---- Provided material

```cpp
int launch(DeviceState& d, hipStream_t s, Op op, int aux, const void* in0, const void* in1, size_t n, void* out0, void* out1) {
  if (n == 0) return D377_OK;
  const SqrtTables T = d.tables();
// ... 101 lines not shown
      DcbScratch db;
      chunks_of(wide ? FB_SETS : WAVES_PER_SIMD, fk, gb, db);
      if (wide && gb > d.cus * FB_SETS) db.prio = 0;
      if ((rc = vb.acquire())) return rc;
      if ((rc = with_fb_bits(d.fb_bits, [&](auto b) -> int {
             hipLaunchKernelGGL((k_scalar_mul_base<decltype(b)::value>), dim3(gb), dim3(BLOCK), wide ? d.chunk_lds[CK_MUL_BASE] : d.fb_narrow_lds, s, T, d.fbase,
                                (const uint8_t*)in0, n, (uint8_t*)out0, db);
             return D377_OK; }))) return rc;
      break;
    }
    case OP_MUL_VAR:
      if (n <= tiny_batch_max(d)) {
        hipLaunchKernelGGL(k_scalar_mul_var_tiny<false>, dim3((unsigned)n), dim3(64), 0, s, T, (const uint8_t*)in0, (const uint8_t*)in1, n,
                           (uint8_t*)out0, (uint8_t*)out1);
        break;
      }
      if (n <= small_batch_max(d, false)) {
        hipLaunchKernelGGL(k_scalar_mul_var_small<false>, dim3((unsigned)((n + SMALL_QUADS - 1) / SMALL_QUADS)), dim3(SMALL_THREADS), 0, s, T,
                           (const uint8_t*)in0, (const uint8_t*)in1, n, (uint8_t*)out0, (uint8_t*)out1);
        break;
      }
      if ((rc = vb.acquire())) return rc;
      hipLaunchKernelGGL(k_scalar_mul_var, dim3(gv), dim3(BLOCK), d.chunk_lds[CK_MUL_VAR], s, T, (const uint8_t*)in0, (const uint8_t*)in1, n,
                         (uint8_t*)out0, (uint8_t*)out1, d.vb_scratch, dcb);
      break;
    case OP_ENCODE:
      if (n <= tiny4_batch_max(d)) {
        hipLaunchKernelGGL(k_map_to_curve_tiny, dim3(tiny4_grid(n)), dim3(64), 0, s, T, (const uint8_t*)in0, (const uint8_t*)nullptr, n, (uint8_t*)out0);
        break;
      }
      if ((rc = vb.acquire())) return rc;
      hipLaunchKernelGGL(k_encode_to_curve, dim3(gv), dim3(BLOCK), d.chunk_lds[CK_ENCODE], s, T, (const uint8_t*)in0, n, (uint8_t*)out0, dcb);
      break;
    case OP_HASH:
      if (n <= tiny4_batch_max(d) / 2) {
        hipLaunchKernelGGL(k_hash_to_curve_tiny2, dim3((unsigned)((n + 1) / 2)), dim3(64), 0, s, T, (const uint8_t*)in0, (const uint8_t*)in1, n, (uint8_t*)out0);
        break;
      }
      if (n <= tiny4_batch_max(d)) {
        hipLaunchKernelGGL(k_map_to_curve_tiny, dim3(tiny4_grid(n)), dim3(64), 0, s, T, (const uint8_t*)in0, (const uint8_t*)in1, n, (uint8_t*)out0);
        break;
      }
      if ((rc = vb.acquire())) return rc;
      hipLaunchKernelGGL(k_hash_to_curve, dim3(gv), dim3(BLOCK), d.chunk_lds[CK_HASH], s, T, (const uint8_t*)in0, (const uint8_t*)in1, n,
                         (uint8_t*)out0, dcb);
      break;
    case OP_ADD:
// ... 46 lines not shown
      break;
    case OP_NEG:
      hipLaunchKernelGGL(k_neg, dim3(g), dim3(BLOCK), 0, s, (const uint64_t*)in0, n, (uint64_t*)out0);
      break;
    case OP_MUL_VAR_EL: {
      if (n <= tiny_batch_max(d)) {
        hipLaunchKernelGGL(k_scalar_mul_var_tiny<true>, dim3((unsigned)n), dim3(64), 0, s, T, (const uint8_t*)in0, (const uint8_t*)in1, n,
                           (uint8_t*)out0, (uint8_t*)nullptr);
        break;
      }
      if (n <= small_batch_max(d, true)) {
        hipLaunchKernelGGL(k_scalar_mul_var_small<true>, dim3((unsigned)((n + SMALL_QUADS - 1) / SMALL_QUADS)), dim3(SMALL_THREADS), 0, s, T,
                           (const uint8_t*)in0, (const uint8_t*)in1, n, (uint8_t*)out0, (uint8_t*)nullptr);
        break;
      }
      DcbScratch dv = dcb;
      dv.extra = 0;
      dv.per_lane = n > d.resident_lanes() ? 2 : 1;
      size_t nch = (n + (size_t)dv.per_lane * BLOCK - 1) / ((size_t)dv.per_lane * BLOCK);
      if (nch > (size_t)d.cus * 64) nch = (size_t)d.cus * 64;
      dv.prio = nch <= 2 * (size_t)d.cus * WAVES_PER_SIMD ? 1 : 0;
      if ((rc = vb.acquire())) return rc;
      hipLaunchKernelGGL(k_scalar_mul_var_el, dim3((int)nch), dim3(BLOCK), d.chunk_lds[CK_MUL_VAR_EL], s, (const uint64_t*)in0, (const uint8_t*)in1, n,
                         (uint64_t*)out0, d.vb_scratch, dv);
      break;
    }
    case OP_MUL_BASE_EL:
      if ((rc = ensure_comb(d, s))) return rc;
      if ((rc = with_fb_bits(d.fb_bits, [&](auto b) -> int {
             constexpr int BITS = decltype(b)::value;
             if (n <= tiny_batch_max(d))
               hipLaunchKernelGGL((k_scalar_mul_base_tiny<true, BITS>), dim3((unsigned)n), dim3(64), 0, s, d.fbase, (const uint8_t*)in0, n, (uint8_t*)out0);
             else if (n <= small_batch_max(d, true))
               hipLaunchKernelGGL((k_scalar_mul_base_small<true, BITS>), dim3((unsigned)((n + SMALL_QUADS - 1) / SMALL_QUADS)), dim3(SMALL_THREADS), 0, s, d.fbase,
                                  (const uint8_t*)in0, n, (uint8_t*)out0);
             else
               hipLaunchKernelGGL((k_scalar_mul_base_el<BITS>), dim3(g), dim3(BLOCK), 0, s, d.fbase, (const uint8_t*)in0, n, (uint64_t*)out0);
             return D377_OK; }))) return rc;
      break;
    case OP_COMPRESS_FIELD:
      hipLaunchKernelGGL(k_compress_to_field, dim3(g), dim3(BLOCK), 0, s, T, (const uint64_t*)in0, n, (uint64_t*)out0);
      break;
    case OP_ENCODE_EL:
    case OP_HASH_EL:
      if ((rc = vb.acquire())) return rc;
      hipLaunchKernelGGL(k_map_to_element, dim3(gv), dim3(BLOCK), d.chunk_lds[CK_MAP_EL], s, T, (const uint8_t*)in0,
                         op == OP_HASH_EL ? (const uint8_t*)in1 : (const uint8_t*)nullptr, n, (uint64_t*)out0, dcb);
// ... 805 lines not shown
```

decaf377_amd/csrc/device_util.hpp:

```cpp
#pragma once
#include <hip/hip_runtime.h>
#include <stdint.h>

#include "curve.hpp"

namespace d377 {
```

--------

◆ **Problem details**
Copy out all the lines of the records that include "case".

◆ **Solution for this exercise**
    case OP_MUL_VAR:
    case OP_ENCODE:
    case OP_HASH:
    case OP_ADD:
    case OP_NEG:
    case OP_MUL_VAR_EL: {
    case OP_MUL_BASE_EL:
    case OP_COMPRESS_FIELD:
    case OP_ENCODE_EL:
    case OP_HASH_EL:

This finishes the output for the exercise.